Wesentlich stärker sind die ökonomisch-technischen Veränderungen des Pressewesens in der zweiten Hälfte des 19. Jahrhunderts. Die Rotations-Schnellpresse setzt der Auflage wie dem Umfang von Zeitungen kaum noch Grenzen. Die Setzmaschine bringt eine revolutionierende Beschleunigung und Verbilligung der Satzherstellung. Neue Illustrationstechniken ermöglichen den Druck von Fotografien. Telegraf und Telefon revolutionieren die Nachrichtenübermittlung. Der Ausbau des Eisenbahnnetzes erweitert die Vertriebsmöglichkeiten usw. - Es versteht sich, daß damit die kleinbürgerlich-handwerkliche Verfassung des Pressewesens gesprengt wird. Zwar läßt sich auch mit der älteren Technik noch Zeitungspapier beschwärzen. Im Gesamtbild werden die so erzeugten Produkte aber immer bedeutungsloser. (Ähnliches gilt für das späteren Zurücktreten der Presse insgesamt hinter die neuen Medien Film, Radio und Fernsehen.)
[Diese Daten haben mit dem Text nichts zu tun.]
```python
EXPORTS = ["ssp_last_error", "ssp_create", "ssp_destroy", "ssp_param_count", "ssp_bn_channel_count",
           "ssp_bn_layer_count", "ssp_workspace_bytes", "ssp_bind", "ssp_forward", "ssp_backward", "ssp_zero_grad",
           "ssp_pair_step", "ssp_adam_step", "ssp_sample_indices", "ssp_profile_enable", "ssp_profile_read", "ssp_profile_read_executed",
           "ssp_op_conv", "ssp_op_conv_wgrad", "ssp_op_labels", "ssp_op_sparse_loss", "ssp_op_bn_bwd", "ssp_op_bn_bwd_strided",
           "ssp_debug_buffer", "ssp_debug_conv_knobs", "ssp_set_conv_algo", "ssp_op_warp_image", "ssp_op_erode", "ssp_op_warp_labels",
           "ssp_export_workspace_bytes", "ssp_export_max_points", "ssp_export_points", "ssp_op_homoadapt_views",
           "ssp_op_flatten_detection", "ssp_op_combine_heatmap", "ssp_op_heatmap_points", "ssp_op_soft_argmax_points", "ssp_detector_heatmap", "ssp_op_heatmap_nms", "ssp_op_dense_loss",
           "ssp_op_sample_homographies", "ssp_op_warp_labels_full", "ssp_op_sem_finalize", "ssp_adam_step_scaled",
           "ssp_pair_step_phase", "ssp_grad_early_offset", "ssp_pair_step_graph", "ssp_handle_set_conv_algo",
           "ssp_op_detector_loss", "ssp_debug_occupancy", "ssp_sample_indices_cell", "ssp_op_warp_labels_px",
           "ssp_op_warp_labels_full_px", "ssp_profile_read_kernel", "ssp_op_label_quantize", "ssp_profile_pause", "ssp_op_conv_bf16", "ssp_op_conv_wgrad_bf16", "ssp_op_bn_bwd_bf16", "ssp_build_id",
           "ssp_set_deterministic", "ssp_get_deterministic", "ssp_clock_probe", "ssp_op_sem_loss",
           "ssp_describe_workspace_bytes", "ssp_describe_points", "ssp_op_sample_descriptors", "ssp_match_workspace_bytes",
           "ssp_match_two_way", "ssp_debug_backward_taps", "ssp_debug_backward_tap_floats", "ssp_debug_backward_tap",
           "ssp_eval_repeatability", "ssp_eval_ransac_workspace_bytes", "ssp_eval_ransac",
           "ssp_op_photometric_draw", "ssp_op_photometric_apply",
           "ssp_shapes_workspace_bytes", "ssp_op_shapes_draw", "ssp_op_shapes_render", "ssp_op_warp_points_scatter",
           "ssp_op_sem_predict", "ssp_sem_predict",
           "ssp_track_workspace_bytes", "ssp_op_track_update", "ssp_op_track_select", "ssp_op_track_points",
           "ssp_op_point_classes", "ssp_point_classes", "ssp_filter_workspace_bytes", "ssp_op_filter_points",
           "ssp_match_two_way_classes",
           "ssp_det_eval_workspace_bytes", "ssp_op_det_tp_fp", "ssp_op_det_tp_fp_points", "ssp_det_pr_curve_workspace_bytes",
           "ssp_op_det_pr_curve", "ssp_op_sparse_loss_path",
           "ssp_eval_pixel_homographies", "ssp_eval_accumulate",
           "ssp_epi_ransac_workspace_bytes", "ssp_epi_ransac", "ssp_op_filter_matches",
           "ssp_pose_from_fundamental", "ssp_pose_chain",
# ... 108 lines not shown
        if os.environ.get("SSP_HIP_LIB") is None:
            raise
    lib.ssp_debug_buffer.argtypes = [vp, i, C.c_char_p, C.POINTER(vp), C.POINTER(C.c_size_t)]
    if hasattr(lib, "ssp_debug_backward_taps"):
        lib.ssp_debug_backward_taps.argtypes = [vp, vp, C.c_size_t, C.c_uint]
        lib.ssp_debug_backward_tap_floats.argtypes = [vp, C.c_uint]
        lib.ssp_debug_backward_tap_floats.restype = C.c_size_t
        lib.ssp_debug_backward_tap.argtypes = [vp, i, i, i, C.POINTER(C.c_size_t), C.POINTER(C.c_size_t), C.POINTER(C.c_uint)]
    lib.ssp_debug_conv_knobs.argtypes = [i, i]
    lib.ssp_debug_occupancy.argtypes = [i]
    lib.ssp_set_conv_algo.argtypes = [i]
    lib.ssp_op_warp_image.argtypes = [vp, vp, vp, i, i, i, i, vp]
    lib.ssp_op_erode.argtypes = [vp, vp, i, i, i, i, vp]
    lib.ssp_op_warp_labels.argtypes = [vp, vp, vp, i, i, i, vp]
    lib.ssp_op_bn_bwd.argtypes = [vp, vp, vp, vp, vp, vp, vp, vp, vp, i, i, i, i, i, i, vp]
    lib.ssp_op_bn_bwd_strided.argtypes = [vp, vp, vp, vp, vp, vp, vp, vp, vp, i, i, i, i, i, i, i, vp]
    lib.ssp_op_labels.argtypes = [vp, vp, vp, vp, i, i, i, vp]
    lib.ssp_op_sparse_loss.argtypes = [vp, vp, vp, vp, vp, i, i, i, i, i, i, i, C.c_float, C.c_float, vp, vp, vp, vp]
    try:
        lib.ssp_op_sparse_loss_path.argtypes = [vp, vp, vp, vp, vp, i, i, i, i, i, i, i, C.c_float, C.c_float, vp, vp, vp, i, vp, vp, vp, vp]
    except AttributeError:
        if os.environ.get("SSP_HIP_LIB") is None:
            raise
    ep = C.POINTER(SspExportParams)
    lib.ssp_export_workspace_bytes.argtypes = [ep]
    lib.ssp_export_workspace_bytes.restype = C.c_size_t
    lib.ssp_export_max_points.argtypes = [ep]
    lib.ssp_export_points.argtypes = [vp, ep, i] + [C.POINTER(vp)] * 7 + [vp]
    lib.ssp_op_homoadapt_views.argtypes = [vp, vp, vp, vp, i, i, i, vp]
    lib.ssp_op_flatten_detection.argtypes = [vp, vp, vp, i, i, i, vp]
# ... 961 lines not shown
    lib = load_library()
    _need_gpu(y_nhwc, "y")
    N, H, W, cs = y_nhwc.shape
    Cc = gamma.numel()
    dev = y_nhwc.device
    stats4 = torch.cat([scale, shift, mean, invstd]).contiguous()
    dy = torch.zeros_like(y_nhwc) if cs != Cc else torch.empty_like(y_nhwc)
    dg, db, dbias = (torch.zeros(Cc, dtype=torch.float32, device=dev) for _ in range(3))
    sums = torch.zeros(NREP * 2 * Cc, dtype=torch.float64, device=dev)
    with torch.cuda.device(dev):
        _check(lib.ssp_op_bn_bwd_strided(_ptr(y_nhwc), _ptr(dout_nhwc), _ptr(gamma), _ptr(stats4), _ptr(dy), _ptr(dg),
                                         _ptr(db), _ptr(dbias), _ptr(sums), N, H, W, Cc, cs, int(relu), int(pool), _stream()))
    return dy, dg, db, dbias


def op_bn_bwd_bf16(y_nhwc, dout_nhwc, gamma, scale, shift, mean, invstd, pool=False):
    lib = load_library()
    _need_gpu(y_nhwc, "y")
    if y_nhwc.dtype != torch.bfloat16 or dout_nhwc.dtype != torch.bfloat16:
        raise RuntimeError("y and dout must be bfloat16")
    N, H, W, cs = y_nhwc.shape
    Cc = gamma.numel()
    dev = y_nhwc.device
    stats4 = torch.cat([scale, shift, mean, invstd]).contiguous()
    dy = torch.zeros_like(y_nhwc)
    dg, db, dbias = (torch.zeros(Cc, dtype=torch.float32, device=dev) for _ in range(3))
    sums = torch.zeros(NREP * 2 * Cc, dtype=torch.float64, device=dev)
    with torch.cuda.device(dev):
        _check(lib.ssp_op_bn_bwd_bf16(_ptr(y_nhwc), _ptr(dout_nhwc), _ptr(gamma), _ptr(stats4), _ptr(dy), _ptr(dg), _ptr(db),
                                      _ptr(dbias), _ptr(sums), N, H, W, Cc, cs, 1, int(pool), _stream()))
# ... 1234 lines not shown
```

Before: 2439.

## Stream layer-0 BN-backward dout through an LDS ring with async buffer loads

Adds a layer-0 fused BN-backward/weight-gradient kernel that prefetches dout rows into a per-wave LDS ring buffer using buffer_load-to-LDS, with hand-written waitcnt and ds_read asm. Prefetches sit several slots ahead so global memory latency overlaps the recompute-and-accumulate math. It is enabled by default through an env toggle, with the old kernel kept as a fallback when LDS would exceed 64KB. It also adds a standalone l0 wgrad op, a conv0 fast path in the generic conv op, and a graph-cache key field. The extra LDS per block may lower occupancy.

```diff
diff --git a/include/ssp_hip.h b/include/ssp_hip.h
--- a/include/ssp_hip.h
+++ b/include/ssp_hip.h
@@ -136,6 +136,10 @@
                        float* dgamma_dev, float* dbeta_dev, float* dbias_dev, double* sums_dev, int n, int h, int w, int c, int cs,
                        int relu, int pool, void* stream);
 
+int ssp_op_l0_wgrad(const float* x_dev, const float* dout_dev, const float* w0_dev, const float* b0_dev, const float* gamma_dev,
+                    const float* stats4_dev, float* dw0_dev, float* dgamma_dev, float* dbeta_dev, double* sums_dev, int n, int h,
+                    int w, void* stream);
+
 int ssp_op_labels(const float* labels2d_dev, const float* mask2d_dev, float* target_dev, float* cellmask_dev, int b,
                   int h, int w, void* stream);
 
diff --git a/semantic-superpoint_amd/csrc/bn_kernels.hip.h b/semantic-superpoint_amd/csrc/bn_kernels.hip.h
--- a/semantic-superpoint_amd/csrc/bn_kernels.hip.h
+++ b/semantic-superpoint_amd/csrc/bn_kernels.hip.h
@@ -677,6 +677,134 @@
   }
 }
 
+constexpr int L0R_DP = 4;
+static inline size_t l0_ring_lds_bytes(int W) { return (size_t)4 * L0R_DP * 2048 + l0_lds_bytes(W) + 32 * sizeof(float); }
+__global__ __launch_bounds__(256) void bn_bwd_apply_l0_ring_kernel(const BnBwdArgs a0, const BnBwdArgs a1,
+                                                                   const float* __restrict__ w0, const float* __restrict__ b0,
+                                                                   float* __restrict__ dw) {
+  const BnBwdArgs& a = blockIdx.y ? a1 : a0;
+  const float* __restrict__ x = a.x;
+  extern __shared__ float l0_rows[];
+  float* const red = l0_rows;
+  float* const imgs = l0_rows + 4 * L0R_DP * 512;
+  static_assert(4 * L0R_DP * 512 >= 256 * 10, "the weight-gradient reduction runs in the ring's LDS");
+  const int tid = threadIdx.x;
+  const int q = tid & 15, pl = tid >> 4;
+  const int wave = tid >> 6, lane = tid & 63;
+  const int c0 = q * 4;
+  L0Conv cv;
+  cv.load(w0, b0, c0);
+  f32x2 sc2[2], sh2[2], is2[2], nm2[2], nk1[2], nk2[2], gs2[2];
+#pragma unroll
+  for (int h = 0; h < 2; ++h) {
+    const int c = c0 + 2 * h;
+    sc2[h] = f32x2{a.scale[c], a.scale[c + 1]}; sh2[h] = f32x2{a.shift[c], a.shift[c + 1]};
+    is2[h] = f32x2{a.invstd[c], a.invstd[c + 1]};
+    nm2[h] = f32x2{-a.mean[c] * a.invstd[c], -a.mean[c + 1] * a.invstd[c + 1]};
+    nk1[h] = f32x2{-a.k12[c], -a.k12[c + 1]};
+    nk2[h] = f32x2{-a.k12[64 + c], -a.k12[64 + c + 1]};
+    gs2[h] = f32x2{a.gamma[c] * a.invstd[c], a.gamma[c + 1] * a.invstd[c + 1]};
+  }
+  f32x2 wacc[2][9];
+#pragma unroll
+  for (int h = 0; h < 2; ++h)
+#pragma unroll
+    for (int t = 0; t < 9; ++t) wacc[h][t] = f32x2{0.f, 0.f};
+  const int rows = a.N * a.H, W = a.W;
+  const int K2 = (W + 31) >> 5;
+  typedef __attribute__((address_space(3))) void* ldsp;
+  float* const myring = l0_rows + wave * (L0R_DP * 512);
+  const float* const myslot = myring + lane * 4;
+  int f_row = blockIdx.x, f_kk = 0;
+  auto issue = [&](int slot) __attribute__((always_inline)) {
+    const bool live = f_row < rows;
+    const __amdgpu_buffer_rsrc_t rs = __builtin_amdgcn_make_buffer_rsrc(
+        const_cast<float*>(a.dout) + (size_t)(live ? f_row : 0) * W * 64, 0, live ? W * 256 : 0, 0x00020000);
+    const unsigned vo = (unsigned)(lane * 16 + (32 * f_kk + 4 * wave) * 256);
+    __builtin_amdgcn_raw_ptr_buffer_load_lds(rs, (ldsp)(myring + slot * 512), 16, vo, 0, 0, 0);
+    __builtin_amdgcn_raw_ptr_buffer_load_lds(rs, (ldsp)(myring + slot * 512 + 256), 16, vo + 16 * 256, 0, 0, 0);
+    if (++f_kk == K2) { f_kk = 0; f_row += gridDim.x; }
+  };
+  for (int i = tid; i < 2 * 3 * (W + 2) + 32; i += 256) imgs[i] = 0.f;
+  __syncthreads();
+#pragma unroll
+  for (int s = 0; s < L0R_DP; ++s) issue(s);
+  int slot = 0, par = 0;
+  const int Wp = W + 2;
+  for (int row = blockIdx.x; row < rows; row += gridDim.x, par ^= 1) {
+    const int oy = row % a.H;
+    const bool up = oy > 0, down = oy < a.H - 1;
+    const float* xr = x + (size_t)row * W;
+    float* const img = imgs + par * 3 * Wp;
+    l0_stage_rows(img, xr, up, down, W);
+    __syncthreads();
+    const unsigned img_a = (unsigned)(size_t)(ldsp)(img + pl);
+    for (int kk = 0; kk < K2; ++kk) {
+      f32x4 d4[2];
+      float xv[2][9];
+      const unsigned ring_a = (unsigned)(size_t)(ldsp)(myslot + slot * 512);
+      const unsigned r0 = img_a + (unsigned)kk * 128u, r1 = r0 + (unsigned)Wp * 4u, r2 = r1 + (unsigned)Wp * 4u;
+      asm volatile(
+          "s_waitcnt vmcnt(%24)\n\t"
+          "ds_read_b128 %0, %20\n\t"
+          "ds_read_b128 %1, %20 offset:1024\n\t"
+          "ds_read_b32 %2, %21\n\tds_read_b32 %3, %21 offset:4\n\tds_read_b32 %4, %21 offset:8\n\t"
+          "ds_read_b32 %5, %22\n\tds_read_b32 %6, %22 offset:4\n\tds_read_b32 %7, %22 offset:8\n\t"
+          "ds_read_b32 %8, %23\n\tds_read_b32 %9, %23 offset:4\n\tds_read_b32 %10, %23 offset:8\n\t"
+          "ds_read_b32 %11, %21 offset:64\n\tds_read_b32 %12, %21 offset:68\n\tds_read_b32 %13, %21 offset:72\n\t"
+          "ds_read_b32 %14, %22 offset:64\n\tds_read_b32 %15, %22 offset:68\n\tds_read_b32 %16, %22 offset:72\n\t"
+          "ds_read_b32 %17, %23 offset:64\n\tds_read_b32 %18, %23 offset:68\n\tds_read_b32 %19, %23 offset:72\n\t"
+          "s_waitcnt lgkmcnt(0)"
+          : "=&v"(d4[0]), "=&v"(d4[1]), "=&v"(xv[0][0]), "=&v"(xv[0][1]), "=&v"(xv[0][2]), "=&v"(xv[0][3]), "=&v"(xv[0][4]),
+            "=&v"(xv[0][5]), "=&v"(xv[0][6]), "=&v"(xv[0][7]), "=&v"(xv[0][8]), "=&v"(xv[1][0]), "=&v"(xv[1][1]), "=&v"(xv[1][2]),
+            "=&v"(xv[1][3]), "=&v"(xv[1][4]), "=&v"(xv[1][5]), "=&v"(xv[1][6]), "=&v"(xv[1][7]), "=&v"(xv[1][8])
+          : "v"(ring_a), "v"(r0), "v"(r1), "v"(r2), "n"(2 * (L0R_DP - 1))
+          : "memory");
+      issue(slot);
+      slot = slot + 1 == L0R_DP ? 0 : slot + 1;
+      const bool ok[2] = {pl + 32 * kk < W, pl + 32 * kk + 16 < W};
+#pragma unroll
+      for (int j = 0; j < 2; ++j) {
+        const float dv[4] = {d4[j][0], d4[j][1], d4[j][2], d4[j][3]};
+        const float okf = ok[j] ? 1.f : 0.f;
+        L0Taps xt;
+        xt.set(xv[j]);
+#pragma unroll
+        for (int h = 0; h < 2; ++h) {
+          const f32x2 yv = cv.y2(h, xt);
+          const f32x2 z = pk_fma(yv, sc2[h], sh2[h]);
+          const f32x2 dz = {z[0] > 0.f ? dv[2 * h] : 0.f, z[1] > 0.f ? dv[2 * h + 1] : 0.f};
+          const f32x2 xh = pk_fma(yv, is2[h], nm2[h]);
+          const f32x2 g = pk_mul(pk_mul(gs2[h], f32x2{okf, okf}), pk_fma(xh, nk2[h], pk_add(dz, nk1[h])));
+#pragma unroll
+          for (int k = 0; k < 4; ++k) {
+            wacc[h][2 * k] = pk_fma_bcast<false>(xt.p[k], g, wacc[h][2 * k]);
+            wacc[h][2 * k + 1] = pk_fma_bcast<true>(xt.p[k], g, wacc[h][2 * k + 1]);
+          }
+          wacc[h][8] = pk_fma_bcast<false>(xt.p[4], g, wacc[h][8]);
+        }
+      }
+    }
+  }
+  asm volatile("s_waitcnt vmcnt(0)" : : : "memory");
+#pragma unroll
+  for (int i = 0; i < 4; ++i) {
+    __syncthreads();
+#pragma unroll
+    for (int t = 0; t < 9; ++t) red[tid * 10 + t] = wacc[i >> 1][t][i & 1];
+    __syncthreads();
+    if (tid < 160) {
+      const int qq = tid / 10, t = tid - qq * 10;
+      if (t < 9) {
+        float sum = 0.f;
+#pragma unroll
+        for (int r = 0; r < 16; ++r) sum += red[(r * 16 + qq) * 10 + t];
+        facc_add(dw + (qq * 4 + i) * 9 + t, sum);
+      }
+    }
+  }
+}
+
 template <typename T = float>
 __device__ __forceinline__ void bn_bwd_sums_body(const BnBwdArgs& a0, const BnBwdArgs& a1, int nviews, float* __restrict__ dgamma,
                                                  float* __restrict__ dbeta) {
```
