embeddinghub_b200/csrc/walk.cuh:

```cuda
#pragma once
#include <cuda_bf16.h>

#include <type_traits>

#include "common.cuh"

namespace ehb {

struct GraphView {
  const float* vecs;
  const uint32_t* links0;
  const uint32_t* up_off;
  const uint32_t* links_up;
  const uint64_t* labels;
  const uint8_t* deleted;
  uint32_t n, dim, dpad, M, M0, entry;
  int32_t max_level;
  int32_t metric;
  const __nv_bfloat16* vecs16;
  const int8_t* codes8;
  const float4* terms8;
};

struct WalkCfg {
// ... 180 lines not shown
  constexpr int V = LaneChunks<RowT, NQ>::V;
  uint32_t sub = lane % LPV;
#pragma unroll
  for (int t = 0; t < NQ; ++t) {
    uint32_t e = (sub + LPV * (t / V)) * 4u * V + 4u * (t % V);
    float4 v;
    v.x = e + 0 < dim ? src[e + 0] : 0.f;
    v.y = e + 1 < dim ? src[e + 1] : 0.f;
    v.z = e + 2 < dim ? src[e + 2] : 0.f;
    v.w = e + 3 < dim ? src[e + 3] : 0.f;
    qr[t] = v;
  }
}
template <int LPV, int NQ, class RowT, class C = LaneChunks<RowT, NQ>>
__device__ __forceinline__ void load_vec_regs(typename C::T (&r)[C::N], const RowT* __restrict__ row,
                                              uint32_t lane) {
  const typename C::T* p = (const typename C::T*)row + (lane % LPV);
#pragma unroll
  for (int t = 0; t < C::N; ++t) r[t] = p[LPV * t];
}

template <int NQ>
__device__ __forceinline__ float partial_dist(const float4 (&v)[NQ], const float4 (&qr)[NQ], int metric) {
  float a0 = 0.f, a1 = 0.f, a2 = 0.f, a3 = 0.f;
  if (metric == 0) {
#pragma unroll
    for (int t = 0; t < NQ; ++t) {
      float dx = qr[t].x - v[t].x, dy = qr[t].y - v[t].y, dz = qr[t].z - v[t].z, dw = qr[t].w - v[t].w;
      a0 = fmaf(dx, dx, a0);
      a1 = fmaf(dy, dy, a1);
      a2 = fmaf(dz, dz, a2);
      a3 = fmaf(dw, dw, a3);
    }
  } else {
#pragma unroll
    for (int t = 0; t < NQ; ++t) {
      a0 = fmaf(qr[t].x, v[t].x, a0);
      a1 = fmaf(qr[t].y, v[t].y, a1);
      a2 = fmaf(qr[t].z, v[t].z, a2);
      a3 = fmaf(qr[t].w, v[t].w, a3);
    }
  }
  return (a0 + a1) + (a2 + a3);
}
template <int LPV>
__device__ __forceinline__ float group_reduce(float acc) {
#pragma unroll
  for (int o = LPV / 2; o > 0; o >>= 1) acc += __shfl_xor_sync(0xffffffffu, acc, o);
  return acc;
}

template <int NQ, class RowT, class C = LaneChunks<RowT, NQ>>
__device__ __forceinline__ float chunk_dist(const typename C::T (&v)[C::N], const float4 (&qr)[NQ], int metric) {
  float4 x[NQ];
#pragma unroll
  for (int j = 0; j < C::N; ++j) widen(v[j], x + j * C::V);
  return partial_dist<NQ>(x, qr, metric);
}
template <class RowT>
__device__ __forceinline__ const RowT* walk_rows(const GraphView& g) {
  if constexpr (std::is_same<RowT, float>::value)
    return g.vecs;
  else
    return g.vecs16;
}

__host__ __device__ constexpr int eval_u(int N, int UDIV) {
  return ((N <= 2 ? 8 : (N <= 4 ? 4 : 2)) / UDIV) > 0 ? (N <= 2 ? 8 : (N <= 4 ? 4 : 2)) / UDIV : 1;
}
template <int NQ, int U = eval_u(NQ, 1), class RowT = float>
__device__ __forceinline__ void eval_direct(WarpCtx& c, const RowT* __restrict__ rows, const float4 (&qr)[NQ],
                                            uint32_t m, int metric) {
  using C = LaneChunks<RowT, NQ>;
  const uint32_t sub = c.lane & 7u, grp = c.lane >> 3;
  __syncwarp();
#pragma unroll 1
  for (uint32_t j0 = 0; j0 < m; j0 += 4 * U) {
    typename C::T v[U][C::N];
#pragma unroll
    for (int u = 0; u < U; ++u) {
      if (j0 + 4u * u < m) {
        uint32_t j = min(j0 + 4u * u + grp, m - 1u);
        const typename C::T* p = (const typename C::T*)(rows + (size_t)c.cand_id[j] * c.dpad) + sub;
#pragma unroll
        for (int t = 0; t < C::N; ++t) v[u][t] = ld_chunk(p + 8 * t);
      }
    }
#pragma unroll
    for (int u = 0; u < U; ++u) {
      if (j0 + 4u * u < m) {
        uint32_t j = j0 + 4u * u + grp;
        float acc = group_reduce<8>(chunk_dist<NQ, RowT>(v[u], qr, metric));
        if (sub == 0 && j < m) c.cand_dist[j] = metric == 0 ? acc : 1.0f - acc;
      }
    }
  }
  __syncwarp();
}

template <class RowT>
__device__ __forceinline__ void issue_rows(WarpCtx& c, const RowT* __restrict__ vecs, uint32_t r, uint32_t m,
                                           uint32_t G, uint32_t vbytes) {
  uint32_t buf = r % c.NG;
  uint32_t first = r * G;
  uint32_t cnt = min(G, m - first);
  if (c.lane == 0) mbar_arrive_expect_tx(&c.mbar[buf], cnt * vbytes);
  __syncwarp();
  if (c.lane < cnt) {
    uint32_t id = c.cand_id[first + c.lane];
    bulk_g2s((RowT*)c.stage + (size_t)(buf * G + c.lane) * c.dpad, vecs + (size_t)id * c.dpad, vbytes, &c.mbar[buf]);
  }
}
template <class RowT>
__device__ __forceinline__ void issue_group(WarpCtx& c, const RowT* __restrict__ vecs, uint32_t r, uint32_t m) {
  issue_rows(c, vecs, r, m, c.G, c.vbytes);
}
template <int NQ, class RowT>
__device__ __forceinline__ void eval_staged(WarpCtx& c, const RowT* __restrict__ vecs, const float4 (&qr)[NQ],
                                            uint32_t m, int metric) {
  const uint32_t rounds = (m + c.G - 1) / c.G;
  const uint32_t pre = min(rounds, c.NG);
  for (uint32_t r = 0; r < pre; ++r) issue_group(c, vecs, r, m);
#pragma unroll 1
  for (uint32_t r = 0; r < rounds; ++r) {
    uint32_t buf = r % c.NG;
    mbar_wait(&c.mbar[buf], (c.phases >> buf) & 1u);
    c.phases ^= (1u << buf);
    uint32_t first = r * c.G;
    uint32_t cnt = min(c.G, m - first);
#pragma unroll 1
    for (uint32_t v0 = 0; v0 < cnt; v0 += 4) {
      float acc[4];
#pragma unroll
      for (int i = 0; i < 4; ++i) {
        uint32_t v = min(v0 + (uint32_t)i, cnt - 1u);
        typename LaneChunks<RowT, NQ>::T x[LaneChunks<RowT, NQ>::N];
        load_vec_regs<32, NQ>(x, (const RowT*)c.stage + (size_t)(buf * c.G + v) * c.dpad, c.lane);
        acc[i] = chunk_dist<NQ, RowT>(x, qr, metric);
      }
#pragma unroll
      for (int o = 16; o > 0; o >>= 1) {
#pragma unroll
        for (int i = 0; i < 4; ++i) acc[i] += __shfl_xor_sync(0xffffffffu, acc[i], o);
      }
      if (c.lane < 4 && v0 + c.lane < cnt) {
        float a = c.lane == 0 ? acc[0] : (c.lane == 1 ? acc[1] : (c.lane == 2 ? acc[2] : acc[3]));
        c.cand_dist[first + v0 + c.lane] = metric == 0 ? a : 1.0f - a;
      }
    }
    __syncwarp();
    if (r + c.NG < rounds) {
      fence_proxy_async();
      issue_group(c, vecs, r + c.NG, m);
    }
  }
  __syncwarp();
}
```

Unter den neuen ökonomischen Voraussetzungen reüssierten vor allem die sogenannten "General-Anzeiger" (die nicht unbedingt so heißen mußten). Es waren primär am Geschäftszweck orientierte Blätter. Ihre politische Richtung gaben sie  in der Regel mit "liberal" an, da jede starre Festlegung dem Anzeigengeschäft und der Breite des Leserkreises abträglich gewesen wäre. 

Im großen Stil setzt sich die Industrialisierung der Presse gegen Ende des 19. Jahrhunderts durch. Es entstehen die ersten Konzerne wie der von August Huck, der es vom Besitzer einer Schriftgießerei zum Herrscher über ein reichsweites Zeitungsimperium bringt. Ihr typisches Produkt ist der "General-Anzeiger", bei dem sich Geschäftszweck und Meinungsmache zwanglos miteinander verbinden. Die politische Haltung des Blattes wird dabei vor allem unter dem Aspekt gesehen, ob sie dem geschäftlichen Erfolg dienlich oder abträglich ist. Der redaktionelle Teil der Zeitung gerät immer mehr zur Verpackung jenes Teils, der das eigentliche Geld bringt, nämlich der Anzeigenseiten. Der "General-Anzeiger" ist aus Prinzip "liberal", da jede starre Festlegung dem Geschäftszweck abträglich wäre. Gerade durch den Primat des Geschäftszwecks erfüllt er aber in der zuverlässigsten und flexibelsten Weise die Bedürfnisse der herrschenden gesellschaftlichen Kräfte. Er funktioniert als eine Art Regelkreis, der unter dem kategorischen Imperativ des kommerziellen Erfolgs die Ansprüche von Lesern, Anzeigenkunden und politischen Gewalten in optimaler Weise aufeinander abstimmt.